§ Task details
Repeat the records below exactly.
══ Given records
__global__ __launch_bounds__(256) void dec_embed_kernel(const half_t* __restrict__ tok_emb,
                                                        const float* __restrict__ pos_emb, int d,
                                                        const int* __restrict__ token,
                                                        const int* __restrict__ pos,
                                                        const int* __restrict__ cache, int* __restrict__ intok,
                                                        float* __restrict__ x, const int* __restrict__ done WLX_TR_PARAM) {
    if (done && *done) return;
    WLX_TR_BEGIN();
    const int r = blockIdx.x;
    const int tok = token[r], p = pos[r];
    if (threadIdx.x == 0) intok[(long)cache[r] * WLX_T_TEXT + p] = tok;
    const half_t* te = tok_emb + (long)tok * d;
    const float* pe = pos_emb + (long)p * d;
    for (int i = threadIdx.x * 4; i < d; i += 256 * 4) {
        f16x4 t = ld_f16x4(te + i);
        float4 pv = *reinterpret_cast<const float4*>(pe + i);
        *reinterpret_cast<float4*>(x + (long)r * d + i) =
            make_float4((float)t[0] + pv.x, (float)t[1] + pv.y, (float)t[2] + pv.z, (float)t[3] + pv.w);
    }
    WLX_TR_END(trc);
}

void launch_dec_embed(const half_t* tok_emb, const float* pos_emb, int d, const RowTables& rt, int rows,
                      float* x, const int* done, hipStream_t s) {
    hipLaunchKernelGGL(dec_embed_kernel, dim3(rows), dim3(256), 0, s, tok_emb, pos_emb, d, rt.token, rt.pos,
                       rt.cache, rt.intok, x, done WLX_TR_ARG("embed"));
}

#define GV_CH 6

template <int MT, int NTB, int IN>
__global__ __launch_bounds__(512) void dec_gemv_kernel(GemvParams p) {
    if (p.done && *p.done) return;
    extern __shared__ __attribute__((aligned(16))) float smem[];
    const int tid = threadIdx.x, wave = tid >> 6, lane = tid & 63, c = lane & 15, g = lane >> 4;
    const int nw = blockDim.x >> 6;
    const int KT = p.KT;
    const int KTW = (KT + nw - 1) / nw;
    const int kt0 = wave * KTW;
    const int kt1 = (kt0 + KTW < KT) ? kt0 + KTW : KT;
    const int NT_total = (p.N + 15) >> 4;

    const half_t* wbase[NTB];
#pragma unroll
    for (int i = 0; i < NTB; ++i) {
        int nt = blockIdx.x * NTB + i;
// ... 337 lines not shown
            int u = lane + 64 * q;
            if (u >= total) u = (q == 0) ? total - 1 : (lane + 64 * (q - 1) < total ? lane + 64 * (q - 1) : total - 1);
            m_[q] = u / kv8; k_[q] = u - m_[q] * kv8;
            v_[q] = ld_f16x8(X + (long)m_[q] * ldx + k_[q] * 8);
        }
        after_first_loads();
#pragma unroll
        for (int q = 0; q < P; ++q) *reinterpret_cast<f16x8*>(xs + m_[q] * ldxs + k_[q] * 8) = v_[q];
    }
#pragma unroll 1
    for (int u0 = lane + 64 * P; u0 < total; u0 += 128) {
        const int u1 = u0 + 64;
        const int m0 = u0 / kv8, k0 = u0 - m0 * kv8;
        const int uc = (u1 < total) ? u1 : u0;
        const int m1 = uc / kv8, k1 = uc - m1 * kv8;
        const f16x8 v0 = ld_f16x8(X + (long)m0 * ldx + k0 * 8);
        const f16x8 v1 = ld_f16x8(X + (long)m1 * ldx + k1 * 8);
        *reinterpret_cast<f16x8*>(xs + m0 * ldxs + k0 * 8) = v0;
        *reinterpret_cast<f16x8*>(xs + m1 * ldxs + k1 * 8) = v1;
    }
}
════
§ Solution for this problem
__global__ __launch_bounds__(256) void dec_embed_kernel(const half_t* __restrict__ tok_emb,
                                                        const float* __restrict__ pos_emb, int d,
                                                        const int* __restrict__ token,
                                                        const int* __restrict__ pos,
                                                        const int* __restrict__ cache, int* __restrict__ intok,
                                                        float* __restrict__ x, const int* __restrict__ done WLX_TR_PARAM) {
    if (done && *done) return;
    WLX_TR_BEGIN();
    const int r = blockIdx.x;
    const int tok = token[r], p = pos[r];
    if (threadIdx.x == 0) intok[(long)cache[r] * WLX_T_TEXT + p] = tok;
    const half_t* te = tok_emb + (long)tok * d;
    const float* pe = pos_emb + (long)p * d;
    for (int i = threadIdx.x * 4; i < d; i += 256 * 4) {
        f16x4 t = ld_f16x4(te + i);
        float4 pv = *reinterpret_cast<const float4*>(pe + i);
        *reinterpret_cast<float4*>(x + (long)r * d + i) =
            make_float4((float)t[0] + pv.x, (float)t[1] + pv.y, (float)t[2] + pv.z, (float)t[3] + pv.w);
    }
    WLX_TR_END(trc);
}

void launch_dec_embed(const half_t* tok_emb, const float* pos_emb, int d, const RowTables& rt, int rows,
                      float* x, const int* done, hipStream_t s) {
    hipLaunchKernelGGL(dec_embed_kernel, dim3(rows), dim3(256), 0, s, tok_emb, pos_emb, d, rt.token, rt.pos,
                       rt.cache, rt.intok, x, done WLX_TR_ARG("embed"));
}

#define GV_CH 6

template <int MT, int NTB, int IN>
__global__ __launch_bounds__(512) void dec_gemv_kernel(GemvParams p) {
    if (p.done && *p.done) return;
    extern __shared__ __attribute__((aligned(16))) float smem[];
    const int tid = threadIdx.x, wave = tid >> 6, lane = tid & 63, c = lane & 15, g = lane >> 4;
    const int nw = blockDim.x >> 6;
    const int KT = p.KT;
    const int KTW = (KT + nw - 1) / nw;
    const int kt0 = wave * KTW;
    const int kt1 = (kt0 + KTW < KT) ? kt0 + KTW : KT;
    const int NT_total = (p.N + 15) >> 4;

    const half_t* wbase[NTB];
#pragma unroll
    for (int i = 0; i < NTB; ++i) {
        int nt = blockIdx.x * NTB + i;
// ... 337 lines not shown
            int u = lane + 64 * q;
            if (u >= total) u = (q == 0) ? total - 1 : (lane + 64 * (q - 1) < total ? lane + 64 * (q - 1) : total - 1);
            m_[q] = u / kv8; k_[q] = u - m_[q] * kv8;
            v_[q] = ld_f16x8(X + (long)m_[q] * ldx + k_[q] * 8);
        }
        after_first_loads();
#pragma unroll
        for (int q = 0; q < P; ++q) *reinterpret_cast<f16x8*>(xs + m_[q] * ldxs + k_[q] * 8) = v_[q];
    }
#pragma unroll 1
    for (int u0 = lane + 64 * P; u0 < total; u0 += 128) {
        const int u1 = u0 + 64;
        const int m0 = u0 / kv8, k0 = u0 - m0 * kv8;
        const int uc = (u1 < total) ? u1 : u0;
        const int m1 = uc / kv8, k1 = uc - m1 * kv8;
        const f16x8 v0 = ld_f16x8(X + (long)m0 * ldx + k0 * 8);
        const f16x8 v1 = ld_f16x8(X + (long)m1 * ldx + k1 * 8);
        *reinterpret_cast<f16x8*>(xs + m0 * ldxs + k0 * 8) = v0;
        *reinterpret_cast<f16x8*>(xs + m1 * ldxs + k1 * 8) = v1;
    }
}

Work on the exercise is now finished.